- Opening Delimiter -
# luizirber/sourmash-rust

Hardware: NVIDIA B200
Metric: Gbp/s sketched (higher is better)
Workload: dtype u64

## Files before the change

sourmash_rust_b200/csrc/kmer_bits.cuh:

```cuda
#pragma once
#include <stdint.h>

#if defined(__CUDACC__)
#define KB_HD __host__ __device__ __forceinline__
#else
#define KB_HD inline
#endif

namespace smb200 {

KB_HD uint32_t kb_byte_perm(uint32_t a, uint32_t b, uint32_t sel) {
#if defined(__CUDA_ARCH__)
    return __byte_perm(a, b, sel);
#else
    const uint64_t pool = ((uint64_t)b << 32) | a;
    uint32_t r = 0;
    for (int i = 0; i < 4; i++) {
        const uint32_t s = (sel >> (4 * i)) & 0x7u;
        r |= (uint32_t)((pool >> (8 * s)) & 0xFFu) << (8 * i);
    }
    return r;
#endif
}
KB_HD uint32_t kb_brev(uint32_t x) {
#if defined(__CUDA_ARCH__)
    return __brev(x);
#else
    x = ((x >> 1) & 0x55555555u) | ((x & 0x55555555u) << 1);
    x = ((x >> 2) & 0x33333333u) | ((x & 0x33333333u) << 2);
    x = ((x >> 4) & 0x0F0F0F0Fu) | ((x & 0x0F0F0F0Fu) << 4);
    x = ((x >> 8) & 0x00FF00FFu) | ((x & 0x00FF00FFu) << 8);
    return (x >> 16) | (x << 16);
#endif
}
KB_HD uint32_t kb_funnel_r(uint32_t lo, uint32_t hi, uint32_t s) {
#if defined(__CUDA_ARCH__)
    return __funnelshift_r(lo, hi, s);
#else
    s &= 31u;
    return s ? ((lo >> s) | (hi << (32 - s))) : lo;
#endif
}

struct Quad {
    uint32_t upper;
    uint32_t comp;
    uint32_t codes8;
    uint32_t bad4;
};
KB_HD Quad classify4(uint32_t raw) {
    Quad q;
    const uint32_t u = raw & 0xDFDFDFDFu;
    const uint32_t c = ((u >> 1) ^ (u >> 2)) & 0x03030303u;
    const uint32_t sel = (c & 0x3u) | ((c >> 4) & 0x30u) | ((c >> 8) & 0x300u) | ((c >> 12) & 0x3000u);
    const uint32_t expect = kb_byte_perm(0x54474341u , 0u, sel);
    const uint32_t x = expect ^ u;
    const uint32_t nz = (x | ((x & 0x7F7F7F7Fu) + 0x7F7F7F7Fu)) & 0x80808080u;
    q.upper = u;
    q.comp = kb_byte_perm(0x41434754u , 0u, sel);
    q.codes8 = (c * 0x01041040u) >> 24;
    q.bad4 = ((nz >> 7) * 0x01020408u) >> 24;
    return q;
}

KB_HD uint32_t pair_reverse16(uint32_t x) {
    x = kb_brev(x) >> 16;
    return ((x >> 1) & 0x5555u) | ((x & 0x5555u) << 1);
}

struct Oct {
    uint32_t fA0, fA1;
    uint32_t rA0, rA1;
    uint32_t f2;
    uint32_t r2;
    uint32_t bad8;
};
KB_HD Oct classify8(uint32_t raw0, uint32_t raw1) {
    const Quad a = classify4(raw0), b = classify4(raw1);
    Oct o;
    o.fA0 = a.upper;
    o.fA1 = b.upper;
    o.rA0 = kb_byte_perm(b.comp, 0u, 0x0123u);
    o.rA1 = kb_byte_perm(a.comp, 0u, 0x0123u);
    o.f2 = a.codes8 | (b.codes8 << 8);
    o.r2 = (~pair_reverse16(o.f2)) & 0xFFFFu;
    o.bad8 = a.bad4 | (b.bad4 << 4);
    return o;
}

template <int K>
struct KmerGeom {
    static constexpr int NE = (2 * K + 31) / 32;
    static constexpr int NW = (K + 3) / 4;
    static constexpr uint32_t TOP2 = (2 * K) % 32 ? ((1u << ((2 * K) % 32)) - 1u) : 0xFFFFFFFFu;
    static constexpr uint32_t TOPA = (K % 4) ? ((1u << ((K % 4) * 8)) - 1u) : 0xFFFFFFFFu;
};

template <int K>
KB_HD void extract2(const uint32_t *stream, int start, uint32_t (&e)[KmerGeom<K>::NE]) {
    const int w = start >> 4;
    const uint32_t s = (uint32_t)(start & 15) * 2u;
    uint32_t prev = stream[w];
#pragma unroll
    for (int j = 0; j < KmerGeom<K>::NE; j++) {
        const uint32_t next = stream[w + j + 1];
        e[j] = kb_funnel_r(prev, next, s);
        prev = next;
    }
    e[KmerGeom<K>::NE - 1] &= KmerGeom<K>::TOP2;
}

template <int K>
KB_HD void extract2w(const uint32_t *w, uint32_t s, uint32_t (&e)[KmerGeom<K>::NE]) {
    uint32_t prev = w[0];
#pragma unroll
    for (int j = 0; j < KmerGeom<K>::NE; j++) {
        const uint32_t next = w[j + 1];
        e[j] = kb_funnel_r(prev, next, s);
        prev = next;
    }
    e[KmerGeom<K>::NE - 1] &= KmerGeom<K>::TOP2;
}

template <int K>
KB_HD void extract2_end(const uint32_t *w, uint32_t s, uint32_t (&e)[KmerGeom<K>::NE]) {
    static_assert(K % 2 == 1, "end-aligned strand comparison needs an odd k");
    uint32_t prev = w[0];
#pragma unroll
    for (int j = 0; j < KmerGeom<K>::NE; j++) {
        const uint32_t next = w[j + 1];
        e[j] = kb_funnel_r(prev, next, s);
        prev = next;
    }
}

template <int K>
KB_HD bool canonical_is_fw(const uint32_t (&ef)[KmerGeom<K>::NE], const uint32_t (&er)[KmerGeom<K>::NE]) {
    constexpr int NE = KmerGeom<K>::NE;
    if (NE == 1) return ef[0] < er[0];
    if (NE == 2) return (((uint64_t)ef[1] << 32) | ef[0]) < (((uint64_t)er[1] << 32) | er[0]);
    bool lt = false;
#pragma unroll
    for (int j = 0; j < NE; j++) {
        if (ef[j] != er[j]) lt = ef[j] < er[j];
    }
    return lt;
}

template <int K>
KB_HD void extractA(const uint32_t *words, int start, uint32_t (&kw)[KmerGeom<K>::NW]) {
    const int w = start >> 2;
    const uint32_t s = (uint32_t)(start & 3) * 8u;
    uint32_t prev = words[w];
#pragma unroll
    for (int j = 0; j < KmerGeom<K>::NW; j++) {
        const uint32_t next = words[w + j + 1];
        kw[j] = kb_funnel_r(prev, next, s);
        prev = next;
    }
    kw[KmerGeom<K>::NW - 1] &= KmerGeom<K>::TOPA;
}

template <int K>
KB_HD void extractAw(const uint32_t *w, uint32_t s, uint32_t (&kw)[KmerGeom<K>::NW]) {
    uint32_t prev = w[0];
#pragma unroll
    for (int j = 0; j < KmerGeom<K>::NW; j++) {
        const uint32_t next = w[j + 1];
        kw[j] = kb_funnel_r(prev, next, s);
        prev = next;
    }
    kw[KmerGeom<K>::NW - 1] &= KmerGeom<K>::TOPA;
}

KB_HD void kb_shr96(uint32_t &x0, uint32_t &x1, uint32_t &x2, int s) {
    if (s < 32) {
        x0 = kb_funnel_r(x0, x1, (uint32_t)s);
        x1 = kb_funnel_r(x1, x2, (uint32_t)s);
        x2 >>= s;
    } else {
        x0 = kb_funnel_r(x1, x2, (uint32_t)(s - 32));
        x1 = (s == 32) ? x2 : (x2 >> (s - 32));
        x2 = 0;
    }
}
KB_HD uint32_t dilate_word(uint32_t in0, uint32_t in1, uint32_t in2, int span) {
    if (span <= 0) return 0;
    uint32_t d0 = in0, d1 = in1, d2 = in2;
    int a = 1;
    while (2 * a <= span) {
        uint32_t y0 = d0, y1 = d1, y2 = d2;
        kb_shr96(y0, y1, y2, a);
        d0 |= y0; d1 |= y1; d2 |= y2;
        a *= 2;
    }
    if (span > a) {
        uint32_t y0 = d0, y1 = d1, y2 = d2;
        kb_shr96(y0, y1, y2, span - a);
        d0 |= y0;
    }
    return d0;
}

}
```

sourmash_rust_b200/csrc/murmur3.cuh:

```cuda
#pragma once
#include <stdint.h>

#if defined(__CUDACC__)
#define SM_HD __host__ __device__ __forceinline__
#else
#define SM_HD inline
#endif

namespace smb200 {

constexpr uint64_t MM_C1 = 0x87c37b91114253d5ULL;
constexpr uint64_t MM_C2 = 0x4cf5ad432745937fULL;

template <uint64_t C>
SM_HD uint64_t mm_mulc(uint64_t x) {
#if defined(__CUDA_ARCH__)
    uint64_t r;
    asm("{\n\t.reg .u32 lo, hi, rl, rh;\n\t.reg .u64 t;\n\t"
        "mov.b64 {lo, hi}, %1;\n\t"
        "mul.wide.u32 t, lo, %2;\n\t"
        "mov.b64 {rl, rh}, t;\n\t"
        "mad.lo.u32 rh, lo, %3, rh;\n\t"
        "mad.lo.u32 rh, hi, %2, rh;\n\t"
        "mov.b64 %0, {rl, rh};\n\t}"
        : "=l"(r)
        : "l"(x), "n"((uint32_t)C), "n"((uint32_t)(C >> 32)));
    return r;
#else
    return x * C;
#endif
}
template <uint32_t ADD>
SM_HD uint64_t mm_mul5add(uint64_t x) {
#if defined(__CUDA_ARCH__) && defined(MM_MUL5_WIDE)
    uint64_t r;
    asm("{\n\t.reg .u32 lo, hi, rl, rh;\n\t.reg .u64 t;\n\t"
        "mov.b64 {lo, hi}, %1;\n\t"
        "mad.wide.u32 t, lo, 5, %2;\n\t"
        "mov.b64 {rl, rh}, t;\n\t"
        "mad.lo.u32 rh, hi, 5, rh;\n\t"
        "mov.b64 %0, {rl, rh};\n\t}"
        : "=l"(r)
        : "l"(x), "l"((uint64_t)ADD));
    return r;
#else
    return x * 5 + ADD;
#endif
}
template <int R>
SM_HD uint64_t mm_rotl64(uint64_t x) {
#if defined(__CUDA_ARCH__)
    const uint32_t lo = (uint32_t)x, hi = (uint32_t)(x >> 32);
    constexpr uint32_t S = (uint32_t)(R & 31);
    uint32_t nlo, nhi;
    if (R < 32) { nhi = __funnelshift_l(lo, hi, S); nlo = __funnelshift_l(hi, lo, S); }
    else        { nhi = __funnelshift_l(hi, lo, S); nlo = __funnelshift_l(lo, hi, S); }
    return ((uint64_t)nhi << 32) | nlo;
#else
    return (x << R) | (x >> (64 - R));
#endif
}

SM_HD uint64_t mm_xorshift33(uint64_t k) {
#if defined(__CUDA_ARCH__) && defined(MM_XS_IMADHI)
    uint32_t lo = (uint32_t)k, hi = (uint32_t)(k >> 32), t;
    asm("mul.hi.u32 %0, %1, 0x80000000;" : "=r"(t) : "r"(hi));
    lo ^= t;
    return ((uint64_t)hi << 32) | lo;
#else
    return k ^ (k >> 33);
#endif
}
SM_HD uint64_t mm_fmix64(uint64_t k) {
    k = mm_xorshift33(k);
    k = mm_mulc<0xff51afd7ed558ccdULL>(k);
    k = mm_xorshift33(k);
    k = mm_mulc<0xc4ceb9fe1a85ec53ULL>(k);
    k = mm_xorshift33(k);
    return k;
}

SM_HD uint64_t mm_mix_k1(uint64_t k1) {
    k1 = mm_mulc<MM_C1>(k1); k1 = mm_rotl64<31>(k1); k1 = mm_mulc<MM_C2>(k1);
    return k1;
}
SM_HD uint64_t mm_mix_k2(uint64_t k2) {
    k2 = mm_mulc<MM_C2>(k2); k2 = mm_rotl64<33>(k2); k2 = mm_mulc<MM_C1>(k2);
    return k2;
}
SM_HD void mm_body(uint64_t &h1, uint64_t &h2, uint64_t k1, uint64_t k2) {
    h1 ^= mm_mix_k1(k1);
    h1 = mm_rotl64<27>(h1); h1 += h2; h1 = mm_mul5add<0x52dce729u>(h1);
    h2 ^= mm_mix_k2(k2);
    h2 = mm_rotl64<31>(h2); h2 += h1; h2 = mm_mul5add<0x38495ab5u>(h2);
}
SM_HD uint64_t mm_final_h1(uint64_t h1, uint64_t h2, uint64_t len) {
    h1 ^= len; h2 ^= len;
    h1 += h2; h2 += h1;
    h1 = mm_fmix64(h1); h2 = mm_fmix64(h2);
    h1 += h2;
    return h1;
}

SM_HD uint64_t murmur3_h1_bytes(const uint8_t *data, uint64_t len, uint64_t seed) {
    uint64_t h1 = seed, h2 = seed;
    const uint64_t nblocks = len / 16;
    for (uint64_t b = 0; b < nblocks; b++) {
        uint64_t k1 = 0, k2 = 0;
        for (int j = 7; j >= 0; j--) {
            k1 = (k1 << 8) | data[16 * b + j];
            k2 = (k2 << 8) | data[16 * b + 8 + j];
        }
        mm_body(h1, h2, k1, k2);
    }
    const uint8_t *tail = data + nblocks * 16;
    const int rem = (int)(len & 15);
    uint64_t k1 = 0, k2 = 0;
    for (int j = rem - 1; j >= 8; j--) k2 = (k2 << 8) | tail[j];
    for (int j = (rem < 8 ? rem : 8) - 1; j >= 0; j--) k1 = (k1 << 8) | tail[j];
    if (rem > 8) h2 ^= mm_mix_k2(k2);
    if (rem > 0) h1 ^= mm_mix_k1(k1);
    return mm_final_h1(h1, h2, len);
}

template <int K>
SM_HD uint64_t murmur3_h1_words(const uint32_t *w, uint64_t seed) {
    constexpr int NB = K / 16;
    constexpr int REM = K % 16;
    uint64_t h1 = seed, h2 = seed;
#pragma unroll
    for (int b = 0; b < NB; b++) {
        const uint64_t k1 = ((uint64_t)w[4 * b + 1] << 32) | w[4 * b + 0];
        const uint64_t k2 = ((uint64_t)w[4 * b + 3] << 32) | w[4 * b + 2];
        mm_body(h1, h2, k1, k2);
    }
    if (REM > 8) {
        const uint32_t hi = (REM > 12) ? w[4 * NB + 3] : 0u;
        const uint64_t k2 = ((uint64_t)hi << 32) | w[4 * NB + 2];
        h2 ^= mm_mix_k2(k2);
    }
    if (REM > 0) {
        const uint32_t hi = (REM > 4) ? w[4 * NB + 1] : 0u;
        const uint64_t k1 = ((uint64_t)hi << 32) | w[4 * NB + 0];
        h1 ^= mm_mix_k1(k1);
    }
    return mm_final_h1(h1, h2, (uint64_t)K);
}

}
```

sourmash_rust_b200/csrc/sketch.cu:

```cuda
#include "device.hpp"
#include "kernels.cuh"
#include "kmer_bits.cuh"
#include "murmur3.cuh"

namespace smb200 {

#ifndef SK_UNROLL
#define SK_UNROLL 4
#endif
#ifndef SK_SHIFTED
#define SK_SHIFTED 1
#endif
#ifndef SK_UNROLL_FUSED
#define SK_UNROLL_FUSED 2
#endif
#ifndef SK_MIN_CTAS
#define SK_MIN_CTAS SK_CTAS_PER_SM
#endif

__device__ __forceinline__ uint32_t smem_u32(const void *p) { return (uint32_t)__cvta_generic_to_shared(p); }
__device__ __forceinline__ void mbar_init(uint64_t *bar, uint32_t count) {
    asm volatile("mbarrier.init.shared::cta.b64 [%0], %1;" ::"r"(smem_u32(bar)), "r"(count));
    asm volatile("fence.mbarrier_init.release.cluster;" ::: "memory");
}
__device__ __forceinline__ void mbar_expect_tx(uint64_t *bar, uint32_t bytes) {
    asm volatile("mbarrier.arrive.expect_tx.shared::cta.b64 _, [%0], %1;" ::"r"(smem_u32(bar)), "r"(bytes)
                 : "memory");
}
__device__ __forceinline__ void mbar_wait(uint64_t *bar, uint32_t parity) {
    asm volatile(
        "{\n\t"
        ".reg .pred p;\n\t"
        "WAIT_%=:\n\t"
        "mbarrier.try_wait.parity.shared::cta.b64 p, [%0], %1;\n\t"
        "@p bra DONE_%=;\n\t"
        "bra WAIT_%=;\n\t"
        "DONE_%=:\n\t"
        "}" ::"r"(smem_u32(bar)),
        "r"(parity)
        : "memory");
}
__device__ __forceinline__ void tma_load_1d(void *dst, const void *src, uint32_t bytes, uint64_t *bar) {
    asm volatile(
        "cp.async.bulk.shared::cluster.global.mbarrier::complete_tx::bytes [%0], [%1], %2, [%3];" ::"r"(
            smem_u32(dst)),
        "l"(src), "r"(bytes), "r"(smem_u32(bar))
        : "memory");
}

struct TileViews {
    uint8_t *raw;
    uint32_t *fA;
    uint32_t *rA;
    uint32_t *f2;
    uint32_t *r2;
    uint32_t *bad;
    uint32_t *end;
    uint32_t *sbad;
};
constexpr int SK_PAD2 = 4;
__host__ __device__ constexpr int tile_bases(int K) { return SK_TILE + ((K - 1 + 15) / 16) * 16; }
__host__ __device__ constexpr int copy_stride_words(int B) {
    int w = (B + 8) / 4 + 4;
    while (w % 32 != 8) w++;
    return w;
}
__host__ __device__ constexpr size_t tile_smem_bytes(int B, int nk = 1) {
    return (size_t)B
           + (SK_SHIFTED ? 8 * (size_t)copy_stride_words(B) * 4 : 2 * ((size_t)B + 16))
           + 2 * ((size_t)B / 4 + 8 + 4 * SK_PAD2)
           + 2 * ((size_t)(B + 31) / 32 * 4 + 12)
           + (size_t)nk * (SK_TILE / 8)
           + 128;
}
__device__ __forceinline__ TileViews carve_tile(uint8_t *base, int B) {
    TileViews v;
    uint8_t *p = base;
    v.raw = p; p += B;
    v.fA = reinterpret_cast<uint32_t *>(p); p += SK_SHIFTED ? 16 * copy_stride_words(B) : (B + 16);
    v.rA = reinterpret_cast<uint32_t *>(p); p += SK_SHIFTED ? 16 * copy_stride_words(B) : (B + 16);
    v.f2 = reinterpret_cast<uint32_t *>(p) + SK_PAD2; p += B / 4 + 8 + 4 * SK_PAD2;
    v.r2 = reinterpret_cast<uint32_t *>(p) + SK_PAD2; p += B / 4 + 8 + 4 * SK_PAD2;
    const int wm = (B + 31) / 32 + 3;
    v.bad = reinterpret_cast<uint32_t *>(p); p += wm * 4;
    v.end = reinterpret_cast<uint32_t *>(p); p += wm * 4;
    v.sbad = reinterpret_cast<uint32_t *>(p);
    return v;
}

__device__ __forceinline__ uint32_t tile_copy_bytes(uint64_t t0, uint64_t n, int B) {
    if (t0 >= n) return 0;
    const uint64_t left = ((n - t0) + 15) & ~15ull;
    return (uint32_t)(left < (uint64_t)B ? left : (uint64_t)B);
}

__device__ __forceinline__ void build_views(const TileViews &v, int B, uint64_t t0, const SketchBatch &sb) {
    const int tid = threadIdx.x, nthr = blockDim.x;
    const int wm = (B + 31) / 32 + 3;
    for (int w = tid; w < wm; w += nthr) v.end[w] = 0;
    for (int w = (B + 31) / 32 + tid; w < wm; w += nthr) v.bad[w] = 0xFFFFFFFFu;
    if (tid < 2) {
        v.fA[B / 4 + tid] = 0; v.rA[B / 4 + tid] = 0; v.f2[B / 16 + tid] = 0; v.r2[B / 16 + tid] = 0;
    }
    if (tid < SK_PAD2) { v.f2[-1 - tid] = 0; v.r2[-1 - tid] = 0; }
    const uint4 *raw128 = reinterpret_cast<const uint4 *>(v.raw);
    uint4 *fA128 = reinterpret_cast<uint4 *>(v.fA), *rA128 = reinterpret_cast<uint4 *>(v.rA);
    uint16_t *badh = reinterpret_cast<uint16_t *>(v.bad);
    const int groups = B / 16;
    for (int g = tid; g < groups; g += nthr) {
        const uint4 raw = raw128[g];
        const Oct o1 = classify8(raw.x, raw.y), o2 = classify8(raw.z, raw.w);
        uint32_t bad16 = o1.bad8 | (o2.bad8 << 8);
        const uint64_t b0 = t0 + (uint64_t)g * 16;
        if (b0 + 16 > sb.n) bad16 |= (b0 >= sb.n) ? 0xFFFFu : (0xFFFFu << (uint32_t)(sb.n - b0)) & 0xFFFFu;
        fA128[g] = make_uint4(o1.fA0, o1.fA1, o2.fA0, o2.fA1);
        const int rg = groups - 1 - g;
        rA128[rg] = make_uint4(o2.rA0, o2.rA1, o1.rA0, o1.rA1);
        v.f2[g] = o1.f2 | (o2.f2 << 16);
        v.r2[rg] = o2.r2 | (o1.r2 << 16);
        badh[g] = (uint16_t)bad16;
    }
    if (B % 32) {
        if (tid == 0) reinterpret_cast<uint16_t *>(v.bad)[B / 16] = 0xFFFFu;
    }
}
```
- Closing Delimiter -
Among the lines of the data, identify those with the word "parity". Copy each of them.

* _TASK OUTPUT_
__device__ __forceinline__ void mbar_wait(uint64_t *bar, uint32_t parity) {
        "mbarrier.try_wait.parity.shared::cta.b64 p, [%0], %1;\n\t"
        "r"(parity)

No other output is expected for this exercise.